Fourteen years of hunting for solar eclipse: a team travels the world to study solar wind.

The solar system is constantly bathed by a sea of charged particles that emanate from the sun, and one research team spent 14 years chasing solar eclipses to learn more about this stellar spray.

The particles are known as the solar wind, and they come from the most distant region of the sun: the corona. If a person is fortunate enough to observe a total solar eclipse, they will certainly see this pearl region surrounding the sun. This melancholy zone has all the visual charm of a cosmic halo, but they are equal parties inferno. The corona is the warmest part of the sun, reaching temperatures of up to 2 million degrees Fahrenheit (more than 1 million degrees Celsius).

Scientists want to understand solar wind for many reasons. Much closer to Earth, the solar windshields us from dangerous cosmic radiation, but it can also disrupt communications satellites and space GPS systems. Its purpose was to observe the sun's corona over a slightly longer period than it takes the sun to complete a solar activity cycle, about 11 years.

The team made high-resolution observations of 11 total solar eclipses using cameras fitted with specialized filters. The researchers then compared their findings with data from NASA's Advanced Composition Explorer (ACE) mission, which launched in 1997 and observes the solar wind from a place in space located about 1/100 the distance from Earth to the sun.

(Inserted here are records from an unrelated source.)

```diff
@@ -270,6 +271,7 @@
                      (int)n, (int)g.L, (int)g.Lp, (int)g.nseg, (int)h, h + 1 == h1,
                      (fuse && h + 1 == h1) ? d_out : nullptr, out_stride};
       wa.rowmask = rq.rowmask && g.nsb == 16 && in_stride == SB_STRIDE;
+      if (wa.rowmask && rq.in_idx) wa.par = rq.par, wa.par_bytes = rq.par_bytes, wa.par_serial = rq.par_serial;
       if (rq.spec && fuse && h + 1 == h1 && tdec_win_spec_ok(g.nsb, g.L)) {
         wa.spec = 1;
         if (rq.spec_taken) *rq.spec_taken = true;
```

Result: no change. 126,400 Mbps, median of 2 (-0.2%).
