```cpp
void sf_launch_alloc(const sf_fuser* f, int sl, int n, const BatchFrames& bf, const BatchIn& in, hipStream_t s, bool fuse_pre) {
  const int group = f->head_pass ? std::min(f->alloc_group, 4) : f->alloc_group;
  const bool win64 = f->alloc_win64 && !f->alloc_ray;
  const int gf = win64 ? 1 : std::min(group, n);
  const dim3 ag((f->p.depth_width + 15) / 16, (f->p.depth_height + 15) / 16, (n + gf - 1) / gf);
  if (f->alloc_ray) {
    const uint16_t* raw_depth = fuse_pre ? in.depth[0] : nullptr;
    if (gf == 1) launch_alloc_ray<false>(f, sl, ag, bf, gf, raw_depth, s);
    else launch_alloc_ray<true>(f, sl, ag, bf, gf, raw_depth, s);
  }
  else if (win64) launch_alloc<6, false>(f, sl, ag, bf, gf, s);
  else if (gf == 1) launch_alloc<5, false>(f, sl, ag, bf, gf, s);
  else launch_alloc<5, true>(f, sl, ag, bf, gf, s);
}
```

scannet_amd/csrc/fuser_compact.hip:

```cpp
#include <hip/hip_runtime.h>

#include <cstring>

#include "fuser_device.h"
#include "fuser_internal.h"

namespace {

constexpr int COMPACT_FEW = 4;

struct CompactArgs {
  const uint64_t* block_keys;
  const int32_t* block_entry;
  const uint8_t* block_flags;
  const HashEntry* table;
  int32_t* compact;
  uint32_t* cmask;
  int32_t* counters;
  int counter_id, all_live;
  ParamsK P;
  BatchFrames B;
};
constexpr int FRAMEK_WORDS = (int)(sizeof(FrameK) / 4);

constexpr int COMPACT_THREADS = 256;
constexpr int COMPACT_WAVES = COMPACT_THREADS / 64;

__global__ __launch_bounds__(COMPACT_THREADS) void k_compactify(CompactArgs A) {
  const uint64_t* __restrict__ block_keys = A.block_keys;
  const int32_t* __restrict__ block_entry = A.block_entry;
  const uint8_t* __restrict__ block_flags = A.block_flags;
  const HashEntry* __restrict__ table = A.table;
  int32_t* __restrict__ compact = A.compact;
  uint32_t* __restrict__ cmask = A.cmask;
// ... 17 lines not shown
    typedef __attribute__((address_space(4))) const uint32_t* karg_t;
    typedef __attribute__((address_space(4))) const char* kbyte_t;
    const karg_t kp = (karg_t)((kbyte_t)__builtin_amdgcn_kernarg_segment_ptr() + offsetof(CompactArgs, B) + offsetof(BatchFrames, f));
    for (int i = threadIdx.x; i < B.n * FRAMEK_WORDS; i += COMPACT_THREADS) s_fk[i] = kp[i];
    __syncthreads();
    uint32_t* fw = reinterpret_cast<uint32_t*>(&F);
    const uint32_t* mine = s_fk + (q < B.n ? q : 0) * FRAMEK_WORDS;
#pragma unroll
    for (int i = 0; i < FRAMEK_WORDS; i++) fw[i] = mine[i];
  }
  for (int base = blockIdx.x * COMPACT_THREADS; base < hw; base += gridDim.x * COMPACT_THREADS) {
    const int i = base + (int)threadIdx.x;
    uint32_t m = 0u;
    if (wide) {
      int4 c = make_int4(0, 0, 0, 0);
      if (i < hw) {
        const uint64_t k = block_keys[i];
        if (k != KEY_EMPTY && !(block_flags[i] & 1)) {
          unpack_key(k, c.x, c.y, c.z);
          c.w = 1;
        }
      }
      s_c[threadIdx.x] = c;
      __syncthreads();
      const uint64_t gmask = fshift == 5 ? 0xFFFFFFFFull : ((1ull << (1 << fshift)) - 1ull);
#pragma unroll 2
      for (int e0 = wave * 64; e0 < wave * 64 + 64; e0 += epi) {
        const int4 cc = s_c[e0 + sub];
        const bool in = cc.w != 0 && q < B.n && block_in_frustum(P, F, cc.x, cc.y, cc.z);
        const uint64_t bal = __ballot(in);
        if (q == 0) s_m[e0 + sub] = (uint32_t)((bal >> (sub << fshift)) & gmask);
      }
      __syncthreads();
      m = s_m[threadIdx.x];
      if (m != 0u) {
        const uint32_t birth = table[block_entry[i]].birth;
        if (birth > B.seq0) {
          const uint32_t d = birth - B.seq0;
          m = d >= 32u ? 0u : (m & ~((1u << d) - 1u));
        }
      }
    }
    const uint64_t bal = __ballot(m != 0u);
    const int rank = __popcll((unsigned long long)(bal & ((1ull << lane) - 1ull)));
    const int wtotal = __popcll((unsigned long long)bal);
    const int wlast = __popcll((unsigned long long)__ballot((m & last_bit) != 0u));
    int pop = __popc(m);
    for (int o = 32; o > 0; o >>= 1) pop += __shfl_xor(pop, o);
    if (lane == 0) { s_wtot[wave] = wtotal; s_wlast[wave] = wlast; s_wpop[wave] = pop; }
    __syncthreads();
    if (threadIdx.x == 0) {
      int total = 0, tlast = 0;
      for (int w = 0; w < COMPACT_WAVES; w++) { total += s_wtot[w]; tlast += s_wlast[w]; }
      s_base = 0;
      if (total) {
        const unsigned long long add = (unsigned long long)(uint32_t)total | ((unsigned long long)(uint32_t)tlast << 32);
        s_base = (int)(uint32_t)atomicAdd(reinterpret_cast<unsigned long long*>(&counters[counter_id]), add);
      }
    } else if (threadIdx.x == 64 && !all_live) {
      int total = 0, tpop = 0;
      for (int w = 0; w < COMPACT_WAVES; w++) { total += s_wtot[w]; tpop += s_wpop[w]; }
      if (total) {
        atomicAdd(reinterpret_cast<unsigned long long*>(&counters[C_TOTAL_LO]), (unsigned long long)tpop);
        atomicAdd(reinterpret_cast<unsigned long long*>(&counters[C_TILES_LO]), (unsigned long long)total);
      }
    }
    __syncthreads();
    int off = s_base;
    for (int w = 0; w < wave; w++) off += s_wtot[w];
    if (m != 0u) {
      compact[off + rank] = i;
      cmask[off + rank] = m;
    }
    __syncthreads();
  }
}

__global__ __launch_bounds__(COMPACT_THREADS) void k_compactify_few(CompactArgs A) {
  const uint64_t* __restrict__ block_keys = A.block_keys;
  const int32_t* __restrict__ block_entry = A.block_entry;
// ... 20 lines not shown
#pragma unroll
    for (int u = 0; u < EU; u++) {
      const int i = base + u * COMPACT_THREADS + (int)threadIdx.x;
      k[u] = i < hw ? block_keys[i] : KEY_EMPTY;
      fl[u] = i < hw ? block_flags[i] : (uint8_t)0;
    }
    int wlast = 0, pop = 0;
#pragma unroll
    for (int u = 0; u < EU; u++) {
      m[u] = 0u;
      if (k[u] != KEY_EMPTY && !(all_live != 1 && (fl[u] & 1))) {
        if (all_live) m[u] = 1u;
        else {
          int bx, by, bz;
          unpack_key(k[u], bx, by, bz);
          for (int qq = 0; qq < B.n; qq++)
            if (block_in_frustum(P, B.f[qq], bx, by, bz)) m[u] |= 1u << qq;
          if (m[u] != 0u && B.n > 1) {
            const uint32_t birth = table[block_entry[base + u * COMPACT_THREADS + (int)threadIdx.x]].birth;
            if (birth > B.seq0) {
              const uint32_t d = birth - B.seq0;
              m[u] = d >= 32u ? 0u : (m[u] & ~((1u << d) - 1u));
            }
          }
        }
      }
      const uint64_t bal = __ballot(m[u] != 0u);
      rank[u] = __popcll((unsigned long long)(bal & ((1ull << lane) - 1ull)));
      if (lane == 0) s_ut[u][wave] = __popcll((unsigned long long)bal);
      wlast += __popcll((unsigned long long)__ballot((m[u] & last_bit) != 0u));
      pop += __popc(m[u]);
    }
    for (int o = 32; o > 0; o >>= 1) pop += __shfl_xor(pop, o);
    if (lane == 0) { s_wlast[wave] = wlast; s_wpop[wave] = pop; }
// ... 7 lines not shown
      s_base = 0;
      if (total) {
        const unsigned long long add = (unsigned long long)(uint32_t)total | ((unsigned long long)(uint32_t)tlast << 32);
        s_base = (int)(uint32_t)atomicAdd(reinterpret_cast<unsigned long long*>(&counters[counter_id]), add);
      }
    } else if (threadIdx.x == 64 && !all_live) {
      int total = 0, tpop = 0;
      for (int w = 0; w < COMPACT_WAVES; w++) {
        tpop += s_wpop[w];
        for (int u = 0; u < EU; u++) total += s_ut[u][w];
      }
      if (total) {
        atomicAdd(reinterpret_cast<unsigned long long*>(&counters[C_TOTAL_LO]), (unsigned long long)tpop);
        atomicAdd(reinterpret_cast<unsigned long long*>(&counters[C_TILES_LO]), (unsigned long long)total);
      }
    }
    __syncthreads();
    int off = s_base;
#pragma unroll
    for (int u = 0; u < EU; u++) {
      int mine = off;
      for (int w = 0; w < COMPACT_WAVES; w++) {
        const int t = s_ut[u][w];
        if (w < wave) mine += t;
        off += t;
      }
      if (m[u] != 0u) {
        compact[mine + rank[u]] = base + u * COMPACT_THREADS + (int)threadIdx.x;
        cmask[mine + rank[u]] = m[u];
      }
    }
    __syncthreads();
  }
}

}

void sf_launch_compact(const sf_fuser* f, int sl, const BatchFrames& bf, hipStream_t s) {
  const CompactArgs a{f->block_keys, f->block_entry, f->block_flags, f->table, f->compact2[sl], f->cmask2[sl], f->counters, sf_compact_counter(sl), 0, f->pk, bf};
  if (bf.n > COMPACT_FEW) hipLaunchKernelGGL(k_compactify, dim3(f->compact_grid * (1024 / COMPACT_THREADS)), dim3(COMPACT_THREADS), 0, s, a);
  else hipLaunchKernelGGL(k_compactify_few, dim3(f->compact_grid * (1024 / COMPACT_THREADS)), dim3(COMPACT_THREADS), 0, s, a);
}

int sf_compact_live(sf_fuser* f, int32_t* n_out, int include_ghosts) {
  SF_HIP_CHECK(sf_quiesce(f));
  BatchFrames dummy;
  std::memset(&dummy, 0, sizeof(dummy));
  dummy.n = 1;
  SF_HIP_CHECK(hipMemsetAsync(&f->counters[C_EXPORT], 0, 8, f->stream));
  hipLaunchKernelGGL(k_compactify_few, dim3(f->compact_grid * (1024 / COMPACT_THREADS)), dim3(COMPACT_THREADS), 0, f->stream, (CompactArgs{f->block_keys, f->block_entry, f->block_flags, f->table, f->compact,
                     f->cmask2[0], f->counters, (int)C_EXPORT, include_ghosts ? 1 : 2, f->pk, dummy}));
  SF_HIP_CHECK(hipMemcpyAsync(n_out, &f->counters[C_EXPORT], 4, hipMemcpyDeviceToHost, f->stream));
  SF_HIP_CHECK(sf_quiesce(f));
  return SF_OK;
}
```

scannet_amd/csrc/fuser_integrate.hip:

```cpp
#include <hip/hip_runtime.h>

#include "fuser_device.h"
#include "fuser_fuse.h"
#include "fuser_internal.h"

namespace {
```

During the 11-year solar cycle, the star oscillates between periods of dormancy and volatile periods. When the sun is quiet, the star's face displays little sunspots. This is quite different from the volatile season of the sun, where sunspots and sunspots are common.

The sun's radically different appearance over the course of the solar cycle left these scientists surprised to find that, despite all the global solar changes that happen over the course of 11 years, their 14 years of observations showed no major temperature change for the inner-corona particles, which create the solar wind.

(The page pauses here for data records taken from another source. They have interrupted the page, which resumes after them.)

@@ -502,6 +503,24 @@
                                              y.ctypes.data_as(_f32p), C.byref(routed)))
         return np.ascontiguousarray(y.transpose(0, 3, 1, 2)), bool(routed.value)
 
+    def wino64_conv(self, x, w, scale=None, shift=None, res=None, res_after_act=False, act=None):
+        x, xp = _f32(x)
+        w, wp = _f32(w)
+        n, c, h, ww = x.shape
+        cout = w.shape[0]
+        assert w.shape == (cout, c, 3, 3)
+        y = np.empty((n, cout, h, ww), np.float32)
+        sp = hp = rp = None
+        if scale is not None:
+            scale, sp = _f32(scale)
+        if shift is not None:
+            shift, hp = _f32(shift)
+        if res is not None:
+            res, rp = _f32(res)
+            assert res.shape == y.shape
+        self._ck(self.lib.fe_op_wino64(self.h, xp, n, c, h, ww, wp, cout, sp, hp, rp, int(res_after_act), ACT[act], y.ctypes.data_as(_f32p)))
+        return y
+
     def topiq_gate64(self, x, w0, b0, w2, b2, w4, b4, wx, bx, wblk_act="gelu", gate_act="gelu"):
         x, xp = _f32(x)
         n, c, h, w = x.shape
diff --git a/facet_amd/csrc/capi_ops.hip b/facet_amd/csrc/capi_ops.hip
--- a/facet_amd/csrc/capi_ops.hip
+++ b/facet_amd/csrc/capi_ops.hip
@@ -1,5 +1,6 @@
 #include "capi_internal.h"
 #include "fp8_core.h"
+#include "wino64_maps.h"
 
 template <class E>
 static E* hook_up(Ctx& C, const float* src, size_t n, int off = 0) {
@@ -154,6 +155,26 @@
     FE_HIP(hipMemcpyAsync(y, pooled.p, pooled.numel() * sizeof(float), hipMemcpyDeviceToHost, C.stream));
     FE_HIP(hipStreamSynchronize(C.stream));
     if (routed) *routed = took;
+  });
+}
+
+int fe_op_wino64(fe_ctx* ctx, const float* x, int n, int c, int h, int w, const float* weight, int cout, const float* scale, const float* shift,
+                 const float* res, int res_after_act, int act, float* y) {
+  return fe_api(ctx, [&] {
+    Ctx& C = ctx->c;
+    FE_CHECK(x && weight && y && n > 0 && h > 0 && w > 0 && c > 0 && c <= 64 && c % 4 == 0 && cout > 0 && cout <= 64 && cout % 4 == 0, "bad wino64 arguments");
+    FE_CHECK(C.precision == PREC_F32, "fe_op_wino64: fp32 contexts only");
+    C.arena.reset();
+    std::vector<float> U(w64::U_FLOATS);
+    w64::pack_u(weight, cout, c, U.data());
+    const float* dU = upload(C, U.data(), U.size());
+    const float *ds = upload(C, scale, (size_t)cout), *dh = upload(C, shift, (size_t)cout);
+    Tensor xt = upload_nchw(C, x, n, c, h, w, c);
+    Tensor rt;
+    if (res) rt = upload_nchw(C, res, n, cout, h, w, cout);
+    Tensor yt = C.arena.tensor(n, h, w, cout);
+    launch_wino64(xt, yt, dU, ds, dh, nullptr, act, res ? &rt : nullptr, res_after_act, C.stream);
+    download_nchw(C, yt, cout, y);
   });
 }
 
diff --git a/facet_amd/csrc/conv_bf16_kernel.h b/facet_amd/csrc/conv_bf16_kernel.h
--- a/facet_amd/csrc/conv_bf16_kernel.h
+++ b/facet_amd/csrc/conv_bf16_kernel.h
@@ -670,6 +670,7 @@
             if constexpr (S32) { if (p.res32) rs_ = p.res32[(size_t)m * p.ldr32 + col]; }
             if (!p.res_after_act) v += rs_;
             if constexpr (MODE == 2) v = v > 0.f ? v : v * p.slope[col];
+            else if (p.act == ACT_GELU) v = 0.5f * v * (1.f + erff(v * 0.70710678118654752440f));
             else v = fe_apply_act(v, p.act);
             if (p.res_after_act) v += rs_;
             if (p.gate) v *= (float)p.gate[(size_t)m * p.ldg + (p.gate_c1 ? 0 : col)];
diff --git a/facet_amd/csrc/engine.h b/facet_amd/csrc/engine.h
--- a/facet_amd/csrc/engine.h
+++ b/facet_amd/csrc/engine.h
@@ -104,6 +104,9 @@
                     const bf16* res = nullptr, int ldr = 0);
 void linear_forward(Ctx& c, const ConvW& w, const f16* x, int ldx, int M, f16* y, int ldy, int act,
                     const f16* res = nullptr, int ldr = 0);
+void linear_tokens(Ctx& c, const ConvW& w, const float* x, int ldx, int B, int L, float* y, int ldy, int act);
+template <class T>
+inline void linear_tokens(Ctx& c, const ConvW& w, const T* x, int ldx, int B, int L, T* y, int ldy, int act) { linear_forward(c, w, x, ldx, B * L, y, ldy, act); }
 void linear_forward_s32(Ctx& c, const ConvW& w, const bf16* x, int ldx, int M, float* y, int ldy, int act, const float* res = nullptr, int ldr = 0);
 void linear_forward_s32(Ctx& c, const ConvW& w, const f16* x, int ldx, int M, float* y, int ldy, int act, const float* res = nullptr, int ldr = 0);
 void linear_forward_res(Ctx& c, const ConvW& w, const float* x, int ldx, int M, float* y, int ldy, int act, const float* res, int ldr);
@@ -124,6 +127,7 @@
 void conv_forward(Ctx& c, const ConvW& w, const TensorH& x, const TensorH& y, const ConvOptsT<bf16>& o);
 void conv_forward(Ctx& c, const ConvW& w, const TensorF16& x, const TensorF16& y, const ConvOptsT<f16>& o);
 bool conv_rowpool_ok(const Ctx& c, const ConvW& w, const Tensor& x, const ConvOpts& o, int kw);
+bool conv_wino64(Ctx& c, const ConvW& w, const Tensor& x, const Tensor& y, const ConvOpts& o);
 template <class T>
 TensorT<T> conv_new(Ctx& c, const ConvW& w, const TensorT<T>& x, const ConvOptsT<T>& o);
 template <class T>
diff --git a/facet_amd/csrc/engine.hip b/facet_amd/csrc/engine.hip
--- a/facet_amd/csrc/engine.hip
+++ b/facet_amd/csrc/engine.hip
@@ -248,6 +248,37 @@
   const unsigned long long img = (unsigned long long)x.h * x.w * (unsigned long long)(x.ld > w.Cout ? x.ld : w.Cout) * 4;
   const unsigned long long wspan = (unsigned long long)w.Cout * w.Kp * 4;
   return img < 0xF0000000ull && wspan < 0xFFFFFF00ull && x.pixels() < (1ull << 31);
+}
+
+bool conv_wino64(Ctx& c, const ConvW& w, const Tensor& x, const Tensor& y, const ConvOpts& o) {
+  if (!(w.wino64 && c.force_variant == 0 && w.KH == 3 && w.KW == 3 && o.sh == 1 && o.sw == 1 && o.ph == 1 && o.pw == 1 && o.dh == 1 && o.dw == 1 && !o.gate && !o.pool_kw &&
+        x.c == w.CinPad && y.c == w.Cout && y.n == x.n && y.h == x.h && y.w == x.w &&
+        (((uintptr_t)x.p | (uintptr_t)y.p | (uintptr_t)(o.res ? o.res->p : nullptr)) & 15) == 0 && x.ld % 4 == 0 && y.ld % 4 == 0 &&
+        (!o.res || o.res->ld % 4 == 0) && (unsigned long long)x.h * x.w * x.ld * 4ull < 0xF0000000ull && y.pixels() < (1ull << 31)))
+    return false;
+  const int M = (int)y.pixels();
+  hipEvent_t e0 = nullptr, e1 = nullptr;
+  if (c.profile) {
+    FE_HIP(hipEventCreate(&e0)); FE_HIP(hipEventCreate(&e1));
+    FE_HIP(hipEventRecord(e0, c.stream));
+  }
+  launch_wino64(x, y, w.wino64, w.scale, w.shift, w.slope, o.act, o.res, o.res_after_act, c.stream);
+  const double direct = 2.0 * M * (double)(9 * w.Cin) * (w.CoutAlg ? w.CoutAlg : w.Cout);
+  if (c.profile) {
+    FE_HIP(hipEventRecord(e1, c.stream));
+    FE_HIP(hipEventSynchronize(e1));
+    float ms = 0.f;
+    FE_HIP(hipEventElapsedTime(&ms, e0, e1));
+    (void)hipEventDestroy(e0); (void)hipEventDestroy(e1);
+    char nm[128];
+    snprintf(nm, sizeof nm, "wino64 3x3 M=%d K=%d N=%d", M, w.K, w.Cout);
+    const double bytes = 4.0 * ((double)x.pixels() * x.c + (double)y.pixels() * y.c * (o.res ? 2 : 1) + (double)w64::U_FLOATS);
+    c.timings.push_back({nm, direct, bytes, ms});
+  }
+  const double tiles = (double)x.n * ((x.h + 1) / 2) * ((x.w + 1) / 2);
+  c.flops_accum += direct;
+  c.flops_saved += direct - 2.0 * 16.0 * tiles * 64.0 * w.Cout;
+  return true;
 }
 
 void conv_forward(Ctx& c, const ConvW& w, const Tensor& x, const Tensor& y, const ConvOpts& o) {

"Whatever is heating the majority of the corona and solar wind is not very dependent on the sun's activity cycle," Benjamin Boe, a solar researcher at the University of Hawaii involved in the new research, said in a NASA statement that describes the study.

"The temperature at the sources of the solar wind in the ring is almost constant throughout a solar cycle,' said Habbal in the statement. "This finding is unexpected because coronary structures are driven by changes in the distribution of magnetized plasmas in the corona, which vary so much throughout the 11-year magnetic solar cycle."

To solve this new mystery, the scientists plan to continue chasing total solar eclipses in the future to obtain more observations, according to NASA. The next total eclipse of the Sun will take place in December above the Antarctic.